PRODRUG NPs: We designed two complementary 5HMF (phospholipid and graphitic) prodrugs (Lipid Prodrug; LP and carbon dot (CD)) that were evaluated individually and as an integrated self-assembled compound nanoparticle (CompNP). Phospholipid LP ‘pro-HMF’ synthesis: 5HMF was treated with NaH and THF (RT, N₂), then mixed with 1-Lysophosphatidylcholine (16:0 lysoPC) and 1-Ethyl-3-(3-dimethylaminopropyl)-carbodiimide (EDC) and N-hydroxy-succinimide (NHS) (anhydrous chloroform, RT, ON). Graphitic CD ‘pro-HMF’ synthesis: sucrose in water (0.2 μM, 18 MΩ cm) was heated (270C, 30m), followed by sonication (Q700, 20m: Amp, 1, on: 2s, off: 1s), filtering (0.2 μm) and dialysis (10 kD MWCO, 2d). Simple LNPs (comprised only of LP pro-5HMF) were prepared by combining 5HMF LP (5 mM) with L-α-Phosphatidylcholine (1:1) in chloroform/methanol, then drying (thin film) that was resuspended (PBS), vortexed and sonicated (amp 1, on 2s, off 1s, 10m) and dialyzed (2d, PBS). Compound Nanoparticle (CompNP) self-assembly: CDs in PBS were mixed with the above lipid film, followed by sonication and dialysis (as above) resulting 152±12nm (hydrodynamic size) particles with -34±6mV surface charge. All formulations were extensively characterized (physicochemical features and biodegradation mapping).

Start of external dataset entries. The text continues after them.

@@ -1162,6 +1207,8 @@
         ENSURE(h->Xbuf, (size_t)pl.nTiles * pl.nPT * 256 * 8);
         rc = ensure_plan_images(h, pl);
         if (rc) return rc;
+        rc = ensure_spike_records(h, pl, n_lo);
+        if (rc) return rc;
         if (rec) HIPCHK(hipEventRecord(h->ev[1], h->stream));
         SepfParams sp{};
         const bool fused_fwd = pl.version == 7 && fused7_built(pl.KT, pl.nw7, 2) && h->sepA_ok && h->opt_sepf != 3;
@@ -1225,6 +1272,8 @@
         }
         rc = ensure_plan_images(h, pl);
         if (rc) return rc;
+        rc = ensure_spike_records(h, pl, n_lo);
+        if (rc) return rc;
         FusedParams fp;
         fill_params(h, pl, slices[0], n_lo, d_grad != nullptr, 0, fp);
         if (direct) {
@@ -1246,6 +1295,10 @@
             int rc = ensure_feature_images(h, plans[i].ktl, plans[i].kth, p0.tile0, p0.nTiles, &slices[i], (int)i);
             if (rc) return rc;
             slot[i] = h->img_cur;
+        }
+        {
+            int rc = ensure_spike_records(h, plans[S - 1], n_lo);
+            if (rc) return rc;
         }
         if (rec) HIPCHK(hipEventRecord(h->ev[1], h->stream));
         auto params = [&](const size_t i, FusedParams& fp) {
@@ -1940,6 +1993,10 @@
         }
         v[11] += 2.0 * (double)plans.size() * (double)pl.nTiles * pl.nPT * 2048.0;
     }
+    if (plans.back().version == 5 && (!sliced || wide)) {
+        v[10] += (double)srec_bytes(plans.back());
+        v[11] += (double)srec_bytes(plans.back());
+    }
     v[0] = pl.blocks; v[1] = pl.threads; v[2] = pl.nChunks; v[3] = pl.KT; v[4] = (double)pl.lds;
     v[5] = 16;
     const double nrows = (double)(h->t_hi - h->t_lo);
@@ -1948,6 +2005,34 @@
            8.0 * pl.npost * (1.0 + P);
     v[8] = (double)h->nnz;
     for (int i = 0; i < n_info && i < 13; ++i) info[i] = v[i];
+    return PGL_OK;
+}
+
+int pgl_spike_records(pgl_handle h, int n_lo, int n_hi, const int* d_idx, uint32_t* rec_out, long long cap_words, long long* dims)
+{
+    int rc = check_ready(h);
+    if (rc) return rc;
+    if (!dims) return fail(PGL_ERR_ARG, "null argument");
+    if (n_lo < 0 || n_hi > h->N || n_lo >= n_hi || (d_idx && n_lo != 0)) return fail(PGL_ERR_ARG, "bad neuron range");
+    HIPCHK(hipSetDevice(h->device));
+    std::vector<Slice> slices;
+    std::vector<Plan> plans;
+    bool sepf = false, sliced = false, wide = false;
+    h->cur_pidx = d_idx;
+    rc = select_plans(h, n_lo, n_hi, slices, plans, sepf, sliced, &wide);
+    const bool two_pass = rc == PGL_OK && plans.back().version == 5 && (!sliced || wide);
+    if (two_pass && rec_out) rc = ensure_spike_records(h, plans.back(), n_lo);
+    h->cur_pidx = nullptr;
+    if (rc) return rc;
+    if (!two_pass) return fail(PGL_ERR_STATE, "these neurons are not evaluated by the two-pass kernel on resident tiles");
+    const Plan& pl = plans.back();
+    dims[0] = pl.nTiles; dims[1] = pl.nPT; dims[2] = pl.tile0; dims[3] = h->rec_builds;
+    if (rec_out) {
+        const long long words = (long long)(srec_bytes(pl) / 4);
+        if (cap_words < words) return fail(PGL_ERR_ARG, "record buffer too small");
+        HIPCHK(hipMemcpyAsync(rec_out, h->rec_cur, (size_t)words * 4, hipMemcpyDeviceToHost, h->stream));
+    }
+    HIPCHK(hipStreamSynchronize(h->stream));
     return PGL_OK;
 }
 
diff --git a/theano_pyglm_amd/csrc/pglm_common.hip.h b/theano_pyglm_amd/csrc/pglm_common.hip.h
--- a/theano_pyglm_amd/csrc/pglm_common.hip.h
+++ b/theano_pyglm_amd/csrc/pglm_common.hip.h
@@ -107,7 +107,19 @@
     long long sepB0;
     int sepSL;
     int pb_major;
+    const uint2* __restrict__ Srec;
 };
+
+__device__ __forceinline__ uint2 pgl_srec_pack(const unsigned (&sc)[4], const int (&slot)[4], const int total)
+{
+    uint2 v;
+    v.x = sc[0] | sc[1] << 8 | sc[2] << 16 | sc[3] << 24;
+    const unsigned tc = total < 64 ? (unsigned)total : 64u;
+    v.y = (unsigned)slot[0] | (unsigned)slot[1] << 6 | (unsigned)slot[2] << 12 | (unsigned)slot[3] << 18 | tc << 24 |
+          (total >= 64 ? 0x80000000u : 0u);
+    return v;
+}
+__device__ __forceinline__ unsigned pgl_srec_count(const uint2 rec, const int r) { return (rec.x >> (8 * r)) & 0xffu; }
 
 __device__ __forceinline__ void pgl_store_ll(const FusedParams& p, const int chunk, const int pt, const int sub,
                                              const int nsub, const int lane, double ll, double gb)
@@ -364,11 +376,13 @@
 typedef const __attribute__((address_space(4))) double* pgl_k_cdp;
 #define PGL_ROW __builtin_amdgcn_sched_barrier(0)
 
-template <int NE, int CAP>
+template <int NE, int CAP, bool REC = false>
 __device__ __forceinline__ bool pgl_rate_fx(const double (&x)[NE], const unsigned (&sc)[NE], const int nlin_,
                                             const double dt, const pgl_k_cdp C, double* scratch,
-                                            const int lane, double& term, double (&res)[NE] PGL_PROF_ARGS)
-{
+                                            const int lane, double& term, double (&res)[NE] PGL_PROF_ARGS,
+                                            const unsigned rec_y = 0u)
+{
+    static_assert(!REC || (NE == 4 && CAP == 64), "spike records: four elements per lane, a list of 64");
     const int nlin = nlin_ & 1;
     const bool allf64 = (nlin_ & 2) != 0;
     double k[NE], r[NE], q[NE], e[NE];
@@ -495,23 +509,35 @@
     PGL_PROF_MARK(8);
     unsigned long long m[NE];
     int base[NE], total = 0;
-#pragma unroll
-    for (int i = 0; i < NE; ++i) {
-        m[i] = __ballot(sc[i] != 0u);
-        base[i] = total;
-        total += __popcll(m[i]);
+    if constexpr (REC) {
+        total = (int)(__builtin_amdgcn_readfirstlane(rec_y) >> 24 & 0x7fu);
+    } else {
+#pragma unroll
+        for (int i = 0; i < NE; ++i) {
+            m[i] = __ballot(sc[i] != 0u);
+            base[i] = total;
+            total += __popcll(m[i]);
+        }
     }
     if (total == 0) {
 #pragma unroll
         for (int i = 0; i < NE; ++i) res[i] = -dt * sig[i];
     } else if (total < CAP) {
         int slot[NE];
+        if constexpr (REC) {
+#pragma unroll
+            for (int i = 0; i < NE; ++i) {
+                slot[i] = (int)(rec_y >> (6 * i) & 63u);
+                scratch[slot[i]] = lam[i];
+            }
+        } else {
 #pragma unroll
         for (int i = 0; i < NE; ++i) {
             slot[i] = base[i] + (int)__builtin_amdgcn_mbcnt_hi((unsigned)(m[i] >> 32),
                                          __builtin_amdgcn_mbcnt_lo((unsigned)m[i], 0u));
             if (sc[i] != 0u) scratch[slot[i]] = lam[i];
             slot[i] = (sc[i] != 0u) ? slot[i] : CAP - 1;
+        }
         }
         __builtin_amdgcn_wave_barrier();
         const double lc = (lane < total) ? scratch[lane] : 1.0;
@@ -534,6 +560,7 @@
 #pragma unroll
         for (int i = 0; i < NE; ++i) {
             res[i] = -dt * sig[i];
+            if constexpr (REC) m[i] = __ballot(sc[i] != 0u);
             if (m[i] != 0ull) {
                 const double sd = (double)sc[i];
                 const double L = pgl_log(lam[i], C);
@@ -555,6 +582,14 @@
     return pgl_rate_fx<4, 64>(x, sc, nlin, dt, C, scratch, lane, term, res PGL_PROF_PASS);
 }
 
+__device__ __forceinline__ bool pgl_rate4_rec(const double (&x)[4], const uint2 rec, const int nlin,
+                                              const double dt, const pgl_k_cdp C, double* scratch,
+                                              const int lane, double& term, double (&res)[4] PGL_PROF_ARGS)
+{
+    const unsigned sc[4] = {pgl_srec_count(rec, 0), pgl_srec_count(rec, 1), pgl_srec_count(rec, 2), pgl_srec_count(rec, 3)};
+    return pgl_rate_fx<4, 64, true>(x, sc, nlin, dt, C, scratch, lane, term, res PGL_PROF_PASS, rec.y);
+}
+
 template <typename CP>
 __device__ __forceinline__ void pgl_rate_terms(const double x, const double s, const int nlin,
                                                const double dt, double& term, double& res,
diff --git a/theano_pyglm_amd/csrc/pglm_fused_resident.hip.h b/theano_pyglm_amd/csrc/pglm_fused_resident.hip.h
--- a/theano_pyglm_amd/csrc/pglm_fused_resident.hip.h
+++ b/theano_pyglm_amd/csrc/pglm_fused_resident.hip.h
@@ -76,6 +76,33 @@
         }
         dst[i] = v;
     }
+}
+
+__global__ __launch_bounds__(64) void k_build_srec(const uint8_t* __restrict__ S, const int* __restrict__ pidx, int n_lo,
+                                                   int npost, int Nall, int tile0, uint2* __restrict__ rec)
+{
+    const int lane = threadIdx.x, col = lane & 15, grp = lane >> 4;
+    const int pt = blockIdx.y, nPT = gridDim.y;
+    const int nloc = pt * 16 + col;
+    const bool valid_n = nloc < npost;
+    const int nglob = pidx ? pidx[valid_n ? nloc : 0] : n_lo + (valid_n ? nloc : 0);
+    const uint8_t* cp = S + ((size_t)(tile0 + blockIdx.x) * 16 + grp) * Nall + nglob;
+    unsigned sc[4];
+    unsigned long long m[4];
+    int base[4], slot[4], total = 0;
+#pragma unroll
+    for (int r = 0; r < 4; ++r) {
+        sc[r] = cp[(size_t)r * 4 * Nall];
+        m[r] = __ballot(sc[r] != 0u);
+        base[r] = total;
+        total += __popcll(m[r]);
+    }
+#pragma unroll
+    for (int r = 0; r < 4; ++r) {
+        const int rank = base[r] + (int)__builtin_amdgcn_mbcnt_hi((unsigned)(m[r] >> 32), __builtin_amdgcn_mbcnt_lo((unsigned)m[r], 0u));
+        slot[r] = (sc[r] != 0u && total < 64) ? rank : 63;
+    }
+    rec[((size_t)blockIdx.x * nPT + pt) * 64 + lane] = pgl_srec_pack(sc, slot, total);
 }
 
 template <int KT>
@@ -198,7 +225,6 @@
     const int tile_beg = p.tile0 + chunk * p.tilesPerChunk;
     int tile_end = tile_beg + p.tilesPerChunk;
     if (tile_end > p.tile0 + p.nTiles) tile_end = p.tile0 + p.nTiles;
-    double* const rslab = p.Xbuf + ((size_t)(works ? wpt : 0)) * 256 + lane;
     const size_t rstride = (size_t)p.nPT * 256;
     const unsigned char* __restrict__ fimg = p.Fimg - (size_t)p.img_tile0 * (IMGL + IMGH);
     constexpr size_t IMGS = (size_t)IMGL + IMGH;
@@ -260,19 +286,21 @@
         const double* __restrict__ wrow = p.Wfrag + (size_t)(works ? wpt : 0) * KS_ALL * 64;
         double* const wscratch = reinterpret_cast<double*>(smem + 2 * IMGL + IMGH + 256) + wave * 192;
         double* const Xh = reinterpret_cast<double*>(smem + 2 * IMGL + IMGH + 256) + NW * 192 + hslot * 256 + lane;
+        const int tile_whole = __builtin_amdgcn_readfirstlane((int)(p.t_hi >> 4));
         if (tile_beg < tile_end) {
             pgl_dma_half<KTL>(fimg + (size_t)tile_beg * IMGS, buf0, wave, lane);
             pgl_dma_half<KTH>(fimg + (size_t)tile_beg * IMGS + IMGL, buf1, wave, lane);
         }
-        unsigned scb[4] = {0u, 0u, 0u, 0u}, scn[4] = {0u, 0u, 0u, 0u};
-        const uint8_t* cnt_ptr = p.S + ((size_t)tile_beg * TT + grp) * p.Nall + nglob;
-        const int cnt_r1 = 4 * p.Nall, cnt_tile = TT * p.Nall;
-        auto load_counts = [&](unsigned (&dst)[4]) {
-#pragma unroll
-            for (int r = 0; r < 4; ++r) dst[r] = cnt_ptr[r * cnt_r1];
-            cnt_ptr += cnt_tile;
+        uint2 recb = make_uint2(0u, 0u), recn = make_uint2(0u, 0u);
+        const uint2* rec_s = p.Srec + ((size_t)(tile_beg - p.tile0) * p.nPT + (active ? pt : 0)) * 64;
+        const size_t rec_tile = (size_t)p.nPT * 64;
+        auto load_rec = [&]() {
+            asm volatile("" : "+s"(rec_s));
+            if constexpr (!FWO) recn = rec_s[lane];
+            rec_s += rec_tile;
         };
-        if (tile_beg < tile_end) load_counts(scn);
+        if (tile_beg < tile_end) load_rec();
+        double* rs_s = p.Xbuf + (size_t)(tile_beg - p.tile0) * rstride + (size_t)(works ? wpt : 0) * 256;
         __builtin_amdgcn_s_waitcnt(0x0f70);
         __syncthreads();
         PGL_PROF_DECL
@@ -282,8 +310,10 @@
             const unsigned char* Lb = par ? buf2 : buf0;
             unsigned char* Ln = par ? buf0 : buf2;
             const bool more = tile + 1 < tile_end;
-#pragma unroll
-            for (int r = 0; r < 4; ++r) scb[r] = scn[r];
+            recb = recn;
+            asm volatile("" : "+s"(rs_s));
+            double* const rs_t = rs_s + lane;
+            rs_s += rstride;
             d4_t acc0 = (d4_t){0.0, 0.0, 0.0, 0.0};
             d4_t acc1 = (d4_t){0.0, 0.0, 0.0, 0.0};
             auto forward = [&](auto q0c, auto q1c) {
@@ -300,18 +330,14 @@
                 auto afrag = [&](const int s) -> double {
                     return (s < KSL) ? pgl_lds_f64(faL + 4 * s) : pgl_lds_f64(faH + 4 * (s - KSL));
                 };
-                pgl_glb_cd2p wr_base[KS_ALL / 8 + 1];
-#pragma unroll
-                for (int b4 = Q0 / 8; b4 < (Q1 + 7) / 8; ++b4) {
-                    const double* bs = wr_s + (size_t)b4 * 512;
-                    asm volatile("" : "+s"(bs));
-                    wr_base[b4] = (pgl_glb_cd2p)bs;
-                }
-#pragma unroll
-                for (int q = 0; q < PW2; ++q) {
-                    const int pair = Q0 / 2 + q;
-                    wr[q] = wr_base[pair / 4][(pair % 4) * 64 + lane];
-                }
+                const double* wr_cur = wr_s + (size_t)(Q0 / 8) * 512;
+                auto wload = [&](const int pair) -> pgl_d2 {
+                    if (pair % 4 == 0 && pair != (Q0 / 8) * 4) wr_cur += 512;
+                    asm volatile("" : "+s"(wr_cur));
+                    return ((pgl_glb_cd2p)wr_cur)[(pair % 4) * 64 + lane];
+                };
+#pragma unroll
+                for (int q = 0; q < PW2; ++q) wr[q] = wload(Q0 / 2 + q);
 #pragma unroll
                 for (int q = 0; q < PA; ++q) ar[q] = afrag(Q0 + q);
                 if (PGL_PRIO && wave >= 4) __builtin_amdgcn_s_setprio(1);
@@ -322,8 +348,7 @@
                     const double b = (q & 1) ? wr[((q - Q0) / 2) % PW2].y : wr[((q - Q0) / 2) % PW2].x;
                     if (q + PA < Q1) ar[(q - Q0) % PA] = afrag(q + PA);
                     if ((q & 1) && ((q - Q0) / 2 + PW2 < NQ / 2)) {
-                        const int pair = q / 2 + PW2;
-                        wr[((q - Q0) / 2) % PW2] = wr_base[pair / 4][(pair % 4) * 64 + lane];
+                        wr[((q - Q0) / 2) % PW2] = wload(q / 2 + PW2);
                     }
                     if (q & 1)
                         acc1 = __builtin_amdgcn_mfma_f64_16x16x4f64(a, b, acc1, 0, 0, 0);
@@ -351,9 +376,8 @@
             const bool do_bwd = !FWO && active && p.want_grad && !PGL_DBG(16);
             double xin[XRD ? 4 : 1];
             if constexpr (XRD) {
-                const double* xs_ = rslab + (size_t)(tile - p.tile0) * rstride;
-#pragma unroll
-                for (int r = 0; r < 4; ++r) xin[r] = xs_[r * 64];
+#pragma unroll
+                for (int r = 0; r < 4; ++r) xin[r] = rs_t[r * 64];
             }
             __syncthreads();
             PGL_PROF_MARK(2);
@@ -365,20 +389,19 @@
             double rr[4];
             if constexpr (FWO) {
                 if (active) {
-                    double* rs = rslab + (size_t)(tile - p.tile0) * rstride;
 #pragma unroll
                     for (int r = 0; r < 4; ++r) {
                         double x = acc0[r] + acc1[r];
                         if constexpr (HLP != 0) x += xh[r];
                         if constexpr (XRD) x += xin[r];
-                        rs[r * 64] = x;
+                        rs_t[r * 64] = x;
                     }
                 }
 #pragma unroll
                 for (int r = 0; r < 4; ++r) rr[r] = 0.0;
             } else if (active) {
                 bool done = false;
-                if (PGL_ENE == 4 && !PGL_DBG(4) && (long long)t0 + TT <= p.t_hi) {
+                if (PGL_ENE == 4 && !PGL_DBG(4) && tile < tile_whole) {
                     double xs[4], term4 = 0.0;
 #pragma unroll
                     for (int r = 0; r < 4; ++r) {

NP PK/PD: We found that the prodrugs release 5HMF in RBCs through complimentary mechanisms (acutely from the LP shell by phospholipase A₂ (PLA₂) activity and slowly/sustained from the CD core by enzyme-triggered and peroxide-based degradation). Then, using human SS RBCs, we quantified time- and concentration-dependent in vitro PK/PD parameters (partially presented here): 3h data for the composite NP: Hb-5HMF modification (HPLC, 76.7±8.9% 5HMF modificatied HbS), HbO₂ affinity (p50 15.4±3.8Torr) and antisickling potency (LORRCA deformability/elongation index rose by 0.28±3.8.07AU & point of sickling fell by 21.4±8.2Torr); imaging: ~75% reduced hypoxia-induced sickling (p<0.05, ANOVA, all). Notably, PK (5HMF modified SHb) for LNP & CompNP was sustained well beyond that for free 5HMF and was progressive beyond 24h (likely due to increased PLA₂ and oxidizing milieu in SRBCs). PD (anti-sickling) for the CompNP formulation exhibited the greatest efficacy for (POS) (eg hypoxia tolerance) and POR (simulating O₂ loading during pulmonary circulatory transit); as for our PK data, effect upon POS/POR progressed from 1h to 3h. NB: No produg/NP formulation resulted in hemolysis > 1-2%.

SUMMARY: We developed first in class RBC-targeted, protected, biocompatible, self-assembled 5HMF prodrug nanoparticles for SCD therapy that are designed for eventual transdermal delivery. In vitro proof of concept data demonstrates: (1) improved potency, (2) targeted payload delivery and subsequent extended (>24h) prodrug release within RBCs, and (3) with prolonged pharmacodynamic (antisickling) effect.